### Your goal
Whenever a line of the entries below holds the string "gcnt", copy that line and return it.

** Opening Input records block **

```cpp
int ftx_affine_sample_fwd(const float *src, const int64_t *src_strides, int32_t b, int32_t c, int32_t ih, int32_t iw, const float *theta, int32_t oh, int32_t ow, float *out, void *stream);
size_t ftx_affine_theta_workspace_bytes(int32_t b);
int ftx_affine_sample_bwd_theta(const float *src, const int64_t *src_strides, int32_t b, int32_t c, int32_t ih, int32_t iw, const float *theta, const float *grad_out, int32_t oh, int32_t ow, float *grad_theta, void *workspace, size_t workspace_bytes, void *stream);
int ftx_affine_lift_fwd(const float *src, const int64_t *src_strides, int32_t b, int32_t c, int32_t ih, int32_t iw, const float *theta, const int64_t *img_idx, const int32_t *point_batch, int64_t n, int32_t H, int32_t W, float *out, void *stream);
int ftx_affine_lift_cells(const float *theta, const int64_t *img_idx, const int32_t *point_batch, int64_t n, int32_t b, int32_t ih, int32_t iw, int32_t H, int32_t W, int32_t *cells, void *stream);
int ftx_affine_lift_bwd(const float *src, const int64_t *src_strides, int32_t b, int32_t c, int32_t ih, int32_t iw, const float *theta, const int64_t *img_idx, const int32_t *point_batch, const float *grad_out, int64_t n, int32_t H, int32_t W, const int32_t *order, const int32_t *seg_off, float *grad_src, float *grad_theta, void *workspace, size_t workspace_bytes, void *stream);

size_t ftx_loc_conv_pool_relu_fwd_workspace_bytes(int32_t b, int32_t co, int32_t ph, int32_t pw);
int ftx_loc_conv_pool_relu_fwd(const float *x, const int64_t *x_strides, int32_t b, int32_t c, int32_t ih, int32_t iw, const float *w, const float *bias, int32_t k, int32_t co, float *out, int8_t *sel, float *mean, void *workspace, size_t workspace_bytes, void *stream);
size_t ftx_loc_conv_pool_relu_bwd_weight_workspace_bytes(int32_t b, int32_t c, int32_t ih, int32_t iw, int32_t k, int32_t co);
int ftx_loc_conv_pool_relu_bwd_weight(const float *x, const int64_t *x_strides, int32_t b, int32_t c, int32_t ih, int32_t iw, const int8_t *sel, const float *grad, const int64_t *grad_strides, int32_t k, int32_t co, float *grad_w, float *grad_bias, void *workspace, size_t workspace_bytes, void *stream);
int ftx_loc_conv_pool_relu_bwd_data(const float *w, const int8_t *sel, const float *grad, const int64_t *grad_strides, int32_t b, int32_t c, int32_t ih, int32_t iw, int32_t k, int32_t co, float *grad_x, const int64_t *grad_x_strides, void *stream);


int ftx_spconv_pairs_gemm(const float *A, int64_t rows_a, const int32_t *gather, const float *W, int32_t w_transposed, const int32_t *koff, int64_t n_pairs, int32_t ca, int32_t co, int32_t kvol, float *tmp, void *stream);

int ftx_spconv_pairs_gemm_scatter(const float *A, int64_t rows_a, const int32_t *gather, const int32_t *scatter, const float *W, int32_t w_transposed, const int32_t *koff, int64_t n_pairs, int32_t ca, int32_t co, int32_t kvol, float *out, int64_t rows_out, void *stream);

int32_t ftx_spconv_ostat_supported(int32_t ca, int32_t co, int32_t kvol, int32_t w_transposed);
int32_t ftx_spconv_ostat_blocks(int64_t n_out);
int ftx_spconv_ostat(const float *A, int64_t rows_a, const int32_t *nbr, int64_t n_out, const float *W, int32_t w_transposed, int32_t flip, int32_t ca, int32_t co, int32_t kvol, float *out, double *part, int32_t nb, void *stream);

int ftx_rows_gemm(const float *A, int64_t n, const float *W, int32_t w_transposed, const float *bias, int32_t ca, int32_t co, float *out, void *stream);
int32_t ftx_spconv_gemm_block_cols(int32_t co, int64_t n_pairs, int32_t kvol);

int ftx_spconv_reduce(const float *tmp, const int32_t *pos, int64_t n, int32_t co, int32_t kvol, float *out, void *stream);

int ftx_spconv_reduce_bn_eval(const float *tmp, const int32_t *pos, int64_t n, int32_t co, int32_t kvol, const float *residual, const float *gamma, const float *beta, const float *running_mean, const float *running_var, float eps, int32_t relu, float *out, void *stream);

int32_t ftx_spconv_reduce_stats_blocks(int64_t n, int32_t co);
int ftx_spconv_reduce_stats(const float *tmp, const int32_t *pos, int64_t n, int32_t co, int32_t kvol, float *out, double *part, int32_t nb, void *stream);

size_t ftx_spconv_pairs_wgrad_workspace_bytes(int64_t n_pairs, int32_t ca, int32_t cg, int32_t kvol);
int ftx_spconv_pairs_wgrad(const float *A, int64_t rows_a, const int32_t *idx_a, const float *G, int64_t rows_g, const int32_t *idx_g, const int32_t *koff, int64_t n_pairs, int32_t ca, int32_t cg, int32_t kvol, float *dW, void *workspace, size_t workspace_bytes, void *stream);
int32_t ftx_spconv_wgrad_resident_blocks(int32_t ca, int32_t cg);
int32_t ftx_spconv_wgrad_table_blocks(int32_t mi, int32_t wmg, int32_t ni, int32_t wng);

int ftx_spconv_pairs_gemm_bf16(const float *A, int64_t rows_a, const int32_t *gather, const float *W, int32_t w_transposed, const int32_t *koff, int64_t n_pairs, int32_t ca, int32_t co, int32_t kvol, float *tmp, void *stream);
int ftx_spconv_pairs_gemm_scatter_bf16(const float *A, int64_t rows_a, const int32_t *gather, const int32_t *scatter, const float *W, int32_t w_transposed, const int32_t *koff, int64_t n_pairs, int32_t ca, int32_t co, int32_t kvol, float *out, int64_t rows_out, void *stream);
int ftx_rows_gemm_bf16(const float *A, int64_t n, const float *W, int32_t w_transposed, const float *bias, int32_t ca, int32_t co, float *out, void *stream);
size_t ftx_spconv_pairs_wgrad_bf16_workspace_bytes(int64_t n_pairs, int32_t ca, int32_t cg, int32_t kvol);
int ftx_spconv_pairs_wgrad_bf16(const float *A, int64_t rows_a, const int32_t *idx_a, const float *G, int64_t rows_g, const int32_t *idx_g, const int32_t *koff, int64_t n_pairs, int32_t ca, int32_t cg, int32_t kvol, float *dW, void *workspace, size_t workspace_bytes, void *stream);
int32_t ftx_spconv_gemm_bf16_block_cols(int32_t co, int64_t n_pairs, int32_t kvol);
int32_t ftx_spconv_wgrad_bf16_table_blocks(int32_t mi, int32_t wmg, int32_t ni, int32_t wng);


size_t ftx_bn_workspace_bytes(int64_t n, int32_t c);
int ftx_bn_train_fwd(const float *x, const float *residual, const float *gamma, const float *beta, float *running_mean, float *running_var, float momentum, float eps, int64_t n, int32_t c, int32_t relu, float *y, float *save_mean, float *save_invstd, void *workspace, size_t workspace_bytes, void *stream);
int ftx_bn_train_fwd_totals(const float *x, const float *residual, const float *gamma, const float *beta, float *running_mean, float *running_var, float momentum, float eps, int64_t n, int32_t c, int32_t relu, float *y, float *save_mean, float *save_invstd, const double *totals, void *stream);

int ftx_bn_eval_fwd(const float *x, const float *residual, const float *gamma, const float *beta, const float *running_mean, const float *running_var, float eps, int64_t n, int32_t c, int32_t relu, float *y, void *stream);
int ftx_bn_train_bwd(const float *grad_y, const float *x, const float *y, const float *gamma, const float *beta, const float *save_mean, const float *save_invstd, int64_t n, int32_t c, int32_t relu, float *grad_x, float *grad_residual, float *grad_gamma, float *grad_beta, void *workspace, size_t workspace_bytes, void *stream);

int32_t ftx_adam_chunk_elements(void);
int32_t ftx_adam_tensor_bytes(void);
int ftx_adam_step(const void *table, const int32_t *chunk_tensor, const int64_t *chunk_offset, int32_t n_chunks, double beta1, double beta2, float eps, float weight_decay, void *stream);

// ... 114 lines not shown
```

Measured before the change: 148.3.

## Add ping-pong 512-thread pair GEMM kernel with staggered weight loading

Adds an fp32 sparse-conv pair GEMM variant that runs two 256-thread groups per block on a 256-row tile. The two groups share a double-buffered weight tile whose loads are staggered by one chunk, so one group's loads overlap the other's MFMA work. An automatic heuristic selects it for large channel counts (ca and co at least 128, co a multiple of 128) when enough blocks exist, and an explicit variant entry point is exposed. The aim is to hide global-load latency and halve weight staging per row, at the cost of more LDS per block, extra template instantiations and a more complex synchronisation scheme.

New measurement: 144.7. 0.976x the previous value.

```diff
diff --git a/fusiontransformer_amd/_lib.py b/fusiontransformer_amd/_lib.py
--- a/fusiontransformer_amd/_lib.py
+++ b/fusiontransformer_amd/_lib.py
@@ -74,6 +74,8 @@
     "ftx_spconv_ostat": (C.c_int, [_vp, _i64, _vp, _i64, _vp, _i32, _i32, _i32, _i32, _i32, _vp, _vp, _i32, _vp]),
     "ftx_rows_gemm": (C.c_int, [_vp, _i64, _vp, _i32, _vp, _i32, _i32, _vp, _vp]),
     "ftx_spconv_gemm_block_cols": (_i32, [_i32, _i64, _i32]),
+    "ftx_spconv_gemm_variant": (C.c_int, [_vp, _i64, _vp, _vp, _vp, _i32, _vp, _vp, _i64, _i32, _i32, _i32, _vp, _i64, _i32, _vp]),
+    "ftx_spconv_gemm_pingpong": (_i32, [_i32, _i32, _i64, _i32]),
     "ftx_spconv_reduce": (C.c_int, [_vp, _vp, _i64, _i32, _i32, _vp, _vp]),
     "ftx_spconv_reduce_bn_eval": (C.c_int, [_vp, _vp, _i64, _i32, _i32, _vp, _vp, _vp, _vp, _vp, _f32, _i32, _vp, _vp]),
     "ftx_spconv_reduce_stats_blocks": (_i32, [_i64, _i32]),
diff --git a/fusiontransformer_amd/csrc/ftx_spconv.hip b/fusiontransformer_amd/csrc/ftx_spconv.hip
--- a/fusiontransformer_amd/csrc/ftx_spconv.hip
+++ b/fusiontransformer_amd/csrc/ftx_spconv.hip
@@ -218,6 +218,155 @@
         for (int j = 0; j < NT; ++j) acc[j] = __builtin_amdgcn_mfma_f32_32x32x2f32(bf[t & 1][j][s], af[t & 1][s], acc[j], 0, 0, 0);
     }
     __syncthreads();
+  }
+  pair_gemm_epilogue<NT>(acc, p0, cnt, n0, gather, rows_a, scatter, rows_out, bias, co, tmp);
+}
+
+template <int NT, bool WT, bool KFULL>
+__global__ __launch_bounds__(512, 4) void pairs_gemm_pp_kernel(const float *__restrict__ A, int64_t rows_a, const int32_t *__restrict__ gather,
+                                                               const float *__restrict__ W, const int32_t *__restrict__ koff,
+                                                               int ca, int co, int kvol, float *__restrict__ tmp, const float *__restrict__ bias,
+                                                               int64_t n_dense, const int32_t *__restrict__ scatter, int64_t rows_out) {
+  constexpr bool w_transposed = WT, kfull = KFULL;
+  constexpr int BN = 32 * NT;
+  constexpr int BS_STRIDE = AS_STRIDE;
+  constexpr int A_PASSES = kPairAPasses;
+
+  __shared__ __attribute__((aligned(16))) float As2[2][kPairTile * AS_STRIDE];
+  __shared__ __attribute__((aligned(16))) float Bs2[2][BN * BS_STRIDE];
+  __shared__ int s_tile[3];
+
+  gemm_tile_scan_pp(koff, kvol, n_dense, gather == nullptr, s_tile);
+  __syncthreads();
+  const int k = __builtin_amdgcn_readfirstlane(s_tile[0]);
+  if (k < 0) return;
+  const int p0 = __builtin_amdgcn_readfirstlane(s_tile[1]), cnt = __builtin_amdgcn_readfirstlane(s_tile[2]);
+
+  const int grp = __builtin_amdgcn_readfirstlane((int)(threadIdx.x >> 8));
+  const int tid = threadIdx.x & 255;
+  const int wave = tid >> 6, lane = tid & 63;
+  const int half = lane >> 5, l31 = lane & 31;
+  const int n0 = blockIdx.y * BN;
+  const int arow = tid >> 3, acol = (tid & 7) * 4;
+  const int gp0 = p0 + grp * kPairTile, gcnt = cnt - grp * kPairTile;
+  const bool live = gcnt > 0;
+  const int nchunk = (ca + kPairBK - 1) / kPairBK;
+  float *As = As2[grp];
+
+  int32_t src[A_PASSES];
+#pragma unroll
+  for (int p = 0; p < A_PASSES; ++p) {
+    int r = p * 32 + arow;
+    int32_t s = 0;
+    if (r < gcnt) s = gather ? gather[gp0 + r] : gp0 + r;
+    if (s < 0 || s >= rows_a) s = 0;
+    src[p] = s;
+  }
+  const float *Wk = W + (int64_t)k * ca * co;
+
+  f32x16 acc[NT];
+#pragma unroll
+  for (int j = 0; j < NT; ++j)
+#pragma unroll
+    for (int g = 0; g < 16; ++g) acc[j][g] = 0.f;
+
+  float4 ra[A_PASSES], rb0, rb1 = make_float4(0.f, 0.f, 0.f, 0.f);
+  auto load_a = [&](int c0) {
+#pragma unroll
+    for (int p = 0; p < A_PASSES; ++p) {
+      float4 v = make_float4(0.f, 0.f, 0.f, 0.f);
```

** Closing Input records block **

### Your response
+  const int gp0 = p0 + grp * kPairTile, gcnt = cnt - grp * kPairTile;
+  const bool live = gcnt > 0;
+    if (r < gcnt) s = gather ? gather[gp0 + r] : gp0 + r;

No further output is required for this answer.